- Born: 1921 Poland
- Died: 1992 (aged 70–71) US
- Occupation: Businessman
- Known for: Co-founder, Garden Homes
- Spouse: Judith Jakubowiez
- Children: Leonard Wilf
- Relatives: Joseph Wilf (brother)

= Harry Wilf =

American businessman (1921-1992)

Harry Wilf (1921 – 1992) was a Polish-born American businessman, and the co-founder of Garden Homes, one of the largest real estate development companies in the United States.

==Early life==
Harry Wilf was born in Poland in 1921, the son of Ella and Oscar Wilf. At the start of World War II, the Russians deported the family from Jaroslaw, Poland, to a Siberian labor camp.

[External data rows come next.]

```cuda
int launch_composite_bwd(const B2RScene& sc, const Ctx& cx, const B2RBackwardArgs& a, float* gacc, cudaStream_t st) {
  if (!(a.flags & B2R_BWD_SCRATCH_ZEROED)) cudaMemsetAsync(gacc, 0, (size_t)(sc.P > 0 ? sc.P : 1) * 12 * sizeof(float), st);
  const uint64_t extra = cx.ckpt ? cx.dup_capacity / SEG : 0;
  const uint64_t bound = 4ull * ((uint64_t)cx.tiles + extra);
  const uint64_t cap = (uint64_t)device_sm_count() * B4_MIN_BLOCKS * 4;
  const unsigned grid = (unsigned)(bound < cap ? bound : cap);
  ProfScope p(K_COMPOSITE_BWD, st);
  if (a.dL_ddepth || a.dL_dalpha)
    launch_k(composite_bwd4_kernel<true>, grid, B4_THREADS, 0, st, false, sc, cx, a, gacc);
  else
    launch_k(composite_bwd4_kernel<false>, grid, B4_THREADS, 0, st, false, sc, cx, a, gacc);
  return check_launch();
}

}

#ifdef B2R_CTA_TRACE
extern "C" int b2r_debug_trace_bwd(unsigned long long* buf) {
  return (int)cudaMemcpyToSymbol(b2r::g_cta_trace, &buf, sizeof(buf));
}
#endif
```

### exavatar_release_b200/csrc/composite_fwd4.cu

```cuda
#include "common.cuh"

namespace b2r {

#ifndef FL_BATCH_N
#define FL_BATCH_N 128
#endif
constexpr int F4_BATCH = 2 * FL_BATCH_N;
#ifndef F4_GROUP_N
#define F4_GROUP_N 4
#endif
constexpr int F4_GROUP = F4_GROUP_N;
constexpr int F4_CQ = 32 + F4_GROUP;

struct F4Stage {
  float4 a[F4_BATCH];
  float4 b[F4_BATCH];
  float4 c[F4_BATCH];
};
struct F4Queue {
  float4 r[3][F4_CQ];
};
struct Blend {
  float T, Tf, Cr, Cg, Cb, Dp, Aa;
  uint32_t last;
};
__device__ __forceinline__ bool alive(const Blend& s) { return s.T >= K_T_MIN; }

__device__ __forceinline__ void store4v(float* base, bool vec_ok, int lane, float v, bool inside) {
  if (vec_ok) {
    const float v1 = __shfl_down_sync(0xffffffffu, v, 1);
    const float v2 = __shfl_down_sync(0xffffffffu, v, 2);
    const float v3 = __shfl_down_sync(0xffffffffu, v, 3);
    if ((lane & 3) == 0 && inside) *reinterpret_cast<float4*>(base) = make_float4(v, v1, v2, v3);
  } else if (inside) {
    *base = v;
  }
}

__device__ __forceinline__ void blend_group4(const F4Queue& cw, const int k, Blend& s, const float pxf, const float pyf) {
  float al[F4_GROUP], om[F4_GROUP];
  bool ok[F4_GROUP];
  float4 col[F4_GROUP];
  float dep[F4_GROUP];
  uint32_t pos[F4_GROUP];
#pragma unroll
  for (int u = 0; u < F4_GROUP; u++) {
    const float4 a = cw.r[0][k + u], bb = cw.r[1][k + u];
    col[u] = cw.r[2][k + u];
    const float dx = a.x - pxf, dy = a.y - pyf;
    const float p2 = a.z * dx * dx + bb.x * dy * dy + a.w * dx * dy;
    const float ar = bb.y * ex2_approx(p2);
    al[u] = fminf(K_ALPHA_MAX, ar);
    ok[u] = (ar >= K_ALPHA_MIN) & (p2 <= 0.f);
    om[u] = ok[u] ? 1.f - al[u] : 1.f;
    dep[u] = bb.z;
    pos[u] = (uint32_t)__float_as_int(bb.w);
  }
#pragma unroll
  for (int u = 0; u < F4_GROUP; u++) {
    const float w = al[u] * s.T;
    const float Tn = s.T * om[u];
    const bool use = ok[u] & (Tn >= K_T_MIN);
    s.Cr = use ? fmaf(col[u].x, w, s.Cr) : s.Cr;
    s.Cg = use ? fmaf(col[u].y, w, s.Cg) : s.Cg;
    s.Cb = use ? fmaf(col[u].z, w, s.Cb) : s.Cb;
    s.Dp = use ? fmaf(dep[u], w, s.Dp) : s.Dp;
    s.Aa = use ? s.Aa + w : s.Aa;
    s.last = use ? pos[u] : s.last;
    s.Tf = use ? Tn : s.Tf;
    s.T = Tn;
  }
}

__device__ __forceinline__ void cull_and_blend(const F4Stage& st, const int idx, const bool in_range, const int pos1,
                                               F4Queue& cw, int& head, int& fill, Blend& s, const float rx0, const float ry0,
                                               const float rx1, const float ry1, const float pxf, const float pyf) {
  const int lane = threadIdx.x & 31;
  bool hit = false;
  float4 a, bb;
  if (in_range) {
    a = st.a[idx];
    bb = st.b[idx];
    hit = !(region_max_p2(a.x, a.y, a.z, a.w, bb.x, rx0, ry0, rx1, ry1) < bb.w);
  }
  const unsigned mask = __ballot_sync(0xffffffffu, hit);
  if (mask == 0u) return;
  if (hit) {
    int slot = head + fill + __popc(mask & ((1u << lane) - 1u));
    slot -= slot >= F4_CQ ? F4_CQ : 0;
    cw.r[0][slot] = a;
    cw.r[1][slot] = make_float4(bb.x, bb.y, bb.z, __int_as_float(pos1));
    cw.r[2][slot] = st.c[idx];
  }
  fill += __popc(mask);
  __syncwarp();
  for (; fill >= F4_GROUP; fill -= F4_GROUP) {
    blend_group4(cw, head, s, pxf, pyf);
    head = head + F4_GROUP == F4_CQ ? 0 : head + F4_GROUP;
  }
  __syncwarp();
}
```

In 1950, they emigrated to the US, and settled in Hillside, New Jersey.

==Career==
In 1954, together with his brother, Joseph Wilf, he co-founded Garden Homes, one of the largest real estate development companies in the United States.

In 1964, they founded the Wilf Family Foundation, which later expanded into seven foundations.

==Personal life==
He was married to Judith Jakubowiez (died 2006), and they had a son, Leonard Wilf.

==Legacy==
In 1996, the Jerusalem Foundation renovated a 12 acres park in central Jerusalem (originally called Independence Park, and planted in 1958 by the South African Zionist Federation to commemorate the tenth anniversary of Israel), and rededicated it as Harry Wilf Park.